Ok, i would like to know how i could inject a action replay or gameshark cheat code into a game itself. I have a modbo 4 and no cheat device seems to work with that crap. 

Thank you for any useful advice.


----------



## JonthanD (Nov 4, 2010)

Use PPF engine to patch the ISO and download some trainers.

http://www.consolecopyworld.com/ps2/ps2_pa...s.shtml#Patches & Trainers

I think thats probably the best place to find trainers for PS2, I sort of wish they had more trainers made for the PS2 but I guess it was pretty hard to do.


----------



## princerouge (Nov 5, 2010)

pretty outdated i say. I use to go there to get my patches for psx and all. not much ps2 trainer thought but still. For an older game, it's perfect.

Thanks


----------



## JonthanD (Nov 6, 2010)

princerouge said:
			
		

> pretty outdated i say. I use to go there to get my patches for psx and all. not much ps2 trainer thought but still. For an older game, it's perfect.
> 
> Thanks



Yeah I wish I knew of more places to find PS2 trainers 
	

	
	
		
		

		
			





I have heard of ways to use CodeBreaker on back ups but its so convoluted that its just easier to find a back up of the new Swap Magic and boot that to use with its codes. 
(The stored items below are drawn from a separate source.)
#define EMIT_TOG_LDS 256u
struct TileIdx { u64 gline, k, khi; u32 col, fast; };
#define TI_HDR 0xFFFFFFFFu
struct TileFlat { u64 q0, A, q1, A1, q2, qf; };
struct TileFlatE { u64 base, a1_addr; u32 a1_sh, K0, K1, d1, d2, qoff, par0, pad; };
static_assert(sizeof(TileFlatE) == sizeof(TileFlat), "the derived record replaces the raw one in place");
#define FLAT_QM 4096
#define TILE_WG 255
__global__ __launch_bounds__(256) void k_tile_index(EmitP P, u64 ntiles, TileIdx *ti, u64 *tr, u32 *list, u32 *count, TileFlat *tsig, u32 spare, u32 *list2)
{
    __shared__ u64 s_k[256], s_r[256];
    const u64 t = (u64)blockIdx.x * TILE_WG + threadIdx.x;
    const u64 p = P.out_begin + t * 4096;
    TileIdx x; x.fast = 0; x.gline = 0; x.khi = 0; x.k = P.n_toggles; x.col = TI_HDR;
    TileFlat f; f.q0 = f.A = f.q1 = f.A1 = f.q2 = f.qf = 0;
    u64 r = ~0ull; u32 cbits = 1;
    const bool inside = t < ntiles && p < P.out_end;
    if (inside) {
        u64 g;
        if (P.mode == EM_SEQ) { r = 0; x.col = 0; g = p; x.gline = p; }
        else {
            r = upper_bound_u64(P.rec_out, 0, P.N + 1, p) - 1;
            u64 off = p - P.rec_out[r], hl = P.hdr_len[r], len = P.rec_len[r], j = 0;
            if (off >= hl) {
                u64 q = off - hl;
                if (P.mode == EM_FASTA && P.L) {
                    u64 line = q / (P.L + 1), col = q - line * (P.L + 1);
                    j = line * P.L + (col < P.L ? col : P.L);
                    if (P.L < 0xFFFFFFF0ull) { x.gline = P.rec_base[r] + line * P.L; x.col = (u32)col; }
                } else if (P.mode != EM_FASTQ) { j = q; x.col = 0; x.gline = P.rec_base[r] + q; }
                if (j > len) j = len;
            }
            g = P.rec_base[r] + j;
        }
        x.k = P.masking ? upper_bound_u64(P.toggles, 0, P.n_toggles, g) : 0;
        if (tsig) {
            const FlatStream *si = (const FlatStream *)P.fsi;
            const u64 q = g >> 1;
            u64 lo, hi, gs = q >> 13; if (gs >= P.fslots) gs = P.fslots - 1;
            if (si[gs].q0 <= q) { lo = gs; hi = gs + 1; u64 st = 1; while (hi < P.fslots && si[hi].q0 <= q) { lo = hi; st <<= 1; hi = lo + st; } if (hi > P.fslots) hi = P.fslots; }
            else { hi = gs; u64 st = 1; lo = gs - 1; while (lo > 0 && si[lo].q0 > q) { hi = lo; st <<= 1; lo = lo > st ? lo - st : 0; } }
            while (hi - lo > 1) { const u64 mid = (lo + hi) >> 1; if (si[mid].q0 <= q) lo = mid; else hi = mid; }
            f.q0 = si[lo].q0; f.A = si[lo].A; f.qf = q;
            if (P.fcls) {
                u32 c = 3; u64 b = lo >> 2; const u64 nb = P.fslots >> 2, qe = q + 2048 + 16;
                for (u32 k = 0; k < 6 && b < nb && si[4 * b].q0 <= qe; k++, b++) c &= P.fcls[b];
                if (b < nb && si[4 * b].q0 <= qe) c = 0;
                cbits = c;
            }
            u64 cs = lo + 1;
            while (cs < P.fslots && si[cs + 1].q0 == si[cs].q0) cs++;
            f.q1 = si[cs].q0; f.A1 = cs < P.fslots ? si[cs].A : 0;
            u64 ce = cs < P.fslots ? cs + 1 : cs;
            while (ce < P.fslots && si[ce + 1].q0 == si[ce].q0) ce++;
            f.q2 = si[ce].q0;
        }
    }
    s_k[threadIdx.x] = x.k; s_r[threadIdx.x] = r;
    __syncthreads();
    if (threadIdx.x == TILE_WG) return;
    TileFlatE e; e.base = (u64)P.fsrc; e.a1_addr = (u64)P.fsrc; e.a1_sh = 4; e.K0 = e.K1 = 0; e.d1 = e.d2 = 0x7FFFFFFFu; e.qoff = 0; e.par0 = 0; e.pad = 0;
    if (t >= ntiles) {
        if (t == ntiles) { tr[t] = ~0ull; ti[t] = x; if (tsig && spare) *(TileFlatE *)&tsig[t] = e; }
        else if (tsig && t < ntiles + spare) { ti[t].fast = 0; *(TileFlatE *)&tsig[t] = e; }
        return;
    }
    tr[t] = r;
    if (!inside) { ti[t] = x; if (tsig) *(TileFlatE *)&tsig[t] = e; list[atomicAdd(count, 1u)] = (u32)t; return; }
    const u64 r_next = s_r[threadIdx.x + 1];
    x.khi = s_k[threadIdx.x + 1];
    const bool wrap = P.mode == EM_FASTA && P.L != 0;
    bool fast = x.col != TI_HDR && r == r_next && P.out_begin + (t + 1) * 4096 <= P.out_end && !P.force_slow && (!wrap || P.L >= 16);
    bool packed = false;
    if (tsig) {
        packed = fast && (cbits & 2);
        if (fast && !(cbits & 1)) fast = false;
        if (fast) {
            fast = f.qf + 2048 + 16 < f.q2 || f.q2 == f.q1;
            if (P.ftail && f.qf + 2048 + 16 >= P.ftail_q) fast = false;
            if (f.q2 != f.q1 && (f.A1 > f.A ? f.A1 - f.A : f.A - f.A1) >= (1ull << 29)) fast = false;
        }
        if (fast) {
            const u64 gline = x.gline;
            const u64 dd1 = f.q1 - f.qf, dd2 = f.q2 - f.qf;
            e.d1 = dd1 > 0x7FFFFFFFull ? 0x7FFFFFFFu : (u32)dd1; e.d2 = dd2 > 0x7FFFFFFFull ? 0x7FFFFFFFu : (u32)dd2;
            const u64 T0 = f.A - 4 * (f.qf - f.q0), T1 = f.A1 + 4 * (u64)e.d1;
            const bool two = f.q2 != f.q1;
            const u64 tmin = two && T1 < T0 ? T1 : T0;
            const u64 ub = (tmin - 40 - 4 * (u64)FLAT_QM) & ~7ull;
            e.base = (u64)P.fsrc + (u64)((i64)ub >> 3);
            e.K0 = (u32)(T0 - 40 - ub); e.K1 = two ? (u32)(T1 - 40 - ub) : e.K0;
            e.qoff = (u32)((gline >> 1) - f.qf); e.par0 = (u32)gline & 1u;
            const u64 t1 = (f.A1 < 40 ? 40 : f.A1) - 40;
            e.a1_addr = (u64)P.fsrc + (t1 >> 3); e.a1_sh = (u32)(t1 & 7) + 4;
        }
        *(TileFlatE *)&tsig[t] = e;
    }
    x.fast = fast ? 1u : (packed ? 2u : 0u);
    ti[t] = x;
    if (!fast) { if (packed) list2[atomicAdd(count + 1, 1u)] = (u32)t; else list[atomicAdd(count, 1u)] = (u32)t; }
}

I wish all codes where as easy to do as the Wii with that Accio hacks thing, thats the easiest way I have ever seen for codes hmmm I take that back I like the way it works on the DS with the GBAtemp cheat DB file for the DS, just download one file and have at your fingertips almost every code for every DS game thats been coded for! 

I guess props to the GBAtemp DS code team and the Accio hacks team for making my games just that much more fun! Thank you all for your hard work! 
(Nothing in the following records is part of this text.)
+  auto step = [&](int kb, uint32_t (&af)[4][4], const SZRaw (&cur)[2][2], SZRaw (&nxt)[2][2]) {
+    const int s = kb % STAGES;
+    const uint32_t ph = (kb / STAGES) & 1;
+    if (BITS == 8) load_sz8(min(kb + 1, nkb - 1), nxt);
+    mbar_wait(bar_full + 8 * s, ph);
+    const uint32_t sPs = sP + s * C::P_BYTES;
+    const uint8_t* pst = smem + (sPs - smem_base);
+    if (BITS == 4) {
+      uint32_t cw[4];
+      a_words<0x6240u, 0x7351u, true>(lds128(sPs + ((fa >> 4) * 32 + lane) * 16), t, t, 4 * g, 1, cw);
+      const int grow1 = ((2 * kb + 1) >> gshc) - ((2 * kb) >> gshc);
+#pragma unroll
+      for (int h = 0; h < 2; ++h) {
+        const uint8_t* srow = pst + 4096 + (h ? grow1 : 0) * 320;
+        const uint32_t s_lo = *reinterpret_cast<const uint16_t*>(srow + f_lo * 2);
+        const uint32_t s_hi = *reinterpret_cast<const uint16_t*>(srow + (f_lo + 8) * 2);
+        int zl = ZSYM, zh = ZSYM;
+        if (ASYM) {
+          zl = (int)((*reinterpret_cast<const uint32_t*>(srow + 256 + (f_lo >> 3) * 4) >> (4 * g)) & 15u);
+          zh = (int)((*reinterpret_cast<const uint32_t*>(srow + 256 + ((f_lo + 8) >> 3) * 4) >> (4 * g)) & 15u);
+        }
+        const DqW4<T> d(s_lo, zl, s_hi, zh);
+        d.word(cw[2 * h], af[2 * h]);
+        d.word(cw[2 * h + 1], af[2 * h + 1]);
       }
-      wgmma_commit();
-      wgmma_wait<1>();
-      if (kb > 0 && threadIdx.x == 0) mbar_arrive(bar_empty + 8 * ((kb - 1) % STAGES));
-    }
-    wgmma_wait<0>();
-#pragma unroll
-    for (int mb = 0; mb < 2; ++mb) wgmma_fence_regs(acc[mb]);
-
-    const T* __restrict__ bias = reinterpret_cast<const T*>(S.bias[set]);
-    T* __restrict__ out = reinterpret_cast<T*>(S.out[set]);
-#pragma unroll
-    for (int mb = 0; mb < 2; ++mb) {
+    } else {
+      const int ls = lane >> 3, lr = (fa & 31) + (lane & 7);
+      const uint32_t pj = sPs + (ls >> 1) * C::P_CHUNK_BYTES + (((fa >> 5) * 2 + (ls & 1)) * 32 + lr) * 16;
+      uint32_t clo[4], chi[4];
+      a_words<0x5410u, 0x7632u, false>(lds128(pj), ls, t, g, 8, clo);
+      a_words<0x5410u, 0x7632u, false>(lds128(pj + 8 * 16), ls, t, g, 8, chi);
 #pragma unroll
       for (int h = 0; h < 2; ++h) {
-        const int row = m0 + 64 * mb + 16 * warp + (lane >> 2) + 8 * h;
-        if (row >= M) continue;
-        T* dst = out + (size_t)row * N;
-#pragma unroll
-        for (int j = 0; j < G_BN / 8; ++j) {
-          const int col = n0 + 8 * j + 2 * (lane & 3);
-          if (col >= N) continue;
-          float f0 = acc[mb][4 * j + 2 * h], f1 = acc[mb][4 * j + 2 * h + 1];
-          if (bias != nullptr) {
-            f0 = E::to_f(E::from_f(f0)) + E::to_f(bias[col]);
-            f1 = E::to_f(E::from_f(f1)) + E::to_f(bias[col + 1]);
-          }
-          *reinterpret_cast<uint32_t*>(dst + col) = E::pack2(f0, f1);
+        int zl = ZSYM, zh = ZSYM;
+        if (ASYM) {
+          zl = (int)((cur[0][h].zw >> (8 * (g & 3))) & 255u);
+          zh = (int)((cur[1][h].zw >> (8 * (g & 3))) & 255u);
+        }
+        const DqW8<T> dl(cur[0][h].s, zl), dh(cur[1][h].s, zh);
+#pragma unroll
+        for (int jj = 0; jj < 2; ++jj) {
+          uint32_t* a = af[2 * h + jj];
+          uint32_t r[2];
+          dl.word(clo[2 * h + jj], r);
+          a[0] = r[0];
+          a[2] = r[1];
+          dh.word(chi[2 * h + jj], r);
+          a[1] = r[0];
+          a[3] = r[1];
         }
       }
     }
-  } else {
-    const int t = threadIdx.x - G_MMA_THREADS;
-    constexpr int PF = 32 / BITS;
-    constexpr int ZSYM = 1 << (BITS - 1);
-    if (BITS == 4) {
-      const int lp = t & 31, g = lp >> 2, tt = lp & 3;
-      int f[4];
-      f[0] = (t >> 5) * 16 + g;
-      f[1] = f[0] + 8;
-      f[2] = f[0] + 64;
-      f[3] = f[0] + 72;
-      for (int kb = 0; kb < nkb; ++kb) {
-        const int s = kb % STAGES;
-        const uint32_t ph = (kb / STAGES) & 1;
-        mbar_wait(bar_full + 8 * s, ph);
-        const uint8_t* pst = smem + (sP - smem_base) + s * C::P_BYTES;
-        const uint4* pj = reinterpret_cast<const uint4*>(pst);
-        const int grow = ((2 * kb + (tt >> 1)) >> gshc) - ((2 * kb) >> gshc);
-        const uint8_t* srow = pst + 4096 + grow * 320;
-#pragma unroll
-        for (int u = 0; u < 2; ++u) {
-          const uint4 pv = pj[t + u * 128];
-          const uint32_t s_lo = *reinterpret_cast<const uint16_t*>(srow + f[2 * u] * 2);
-          const uint32_t s_hi = *reinterpret_cast<const uint16_t*>(srow + f[2 * u + 1] * 2);
-          int zl = ZSYM, zh = ZSYM;
-          if (ASYM) {
-            const uint32_t zwl = *reinterpret_cast<const uint32_t*>(srow + 256 + (f[2 * u] >> 3) * 4);
-            const uint32_t zwh = *reinterpret_cast<const uint32_t*>(srow + 256 + (f[2 * u + 1] >> 3) * 4);
-            zl = (int)((zwl >> (4 * g)) & 15u);
-            zh = (int)((zwh >> (4 * g)) & 15u);
-          }
-          uint4 lo[2], hi[2];
-          Dequant<T, 4>::run(pv, s_lo, zl, s_hi, zh, lo, hi);
-          const uint32_t sw = (uint32_t)g;
-          const uint32_t rlo = sB + s * C::B_BYTES + f[2 * u] * 128;
-          const uint32_t rhi = rlo + 8 * 128;
-#pragma unroll
-          for (int c = 0; c < 2; ++c) {
-            const uint32_t off = (((uint32_t)(2 * tt + c)) ^ sw) << 4;
-            asm volatile("st.shared.v4.u32 [%0], {%1,%2,%3,%4};" ::"r"(rlo + off), "r"(lo[c].x), "r"(lo[c].y),
-                         "r"(lo[c].z), "r"(lo[c].w)
-                         : "memory");
-            asm volatile("st.shared.v4.u32 [%0], {%1,%2,%3,%4};" ::"r"(rhi + off), "r"(hi[c].x), "r"(hi[c].y),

One last link for PS2 stuff, I used to use this page all the time for things I needed.

http://sksapps.com/index.php?page=mis.html


----------



## princerouge (Nov 8, 2010)

thank you. I wish it would be possible to make trainer/patch for ps2 game like the pc. I wonder if there is any tools/debugers for ps2 games. Or converting gameshark or action replay in a way of physical adresse 

anyway. I will look into that.


----------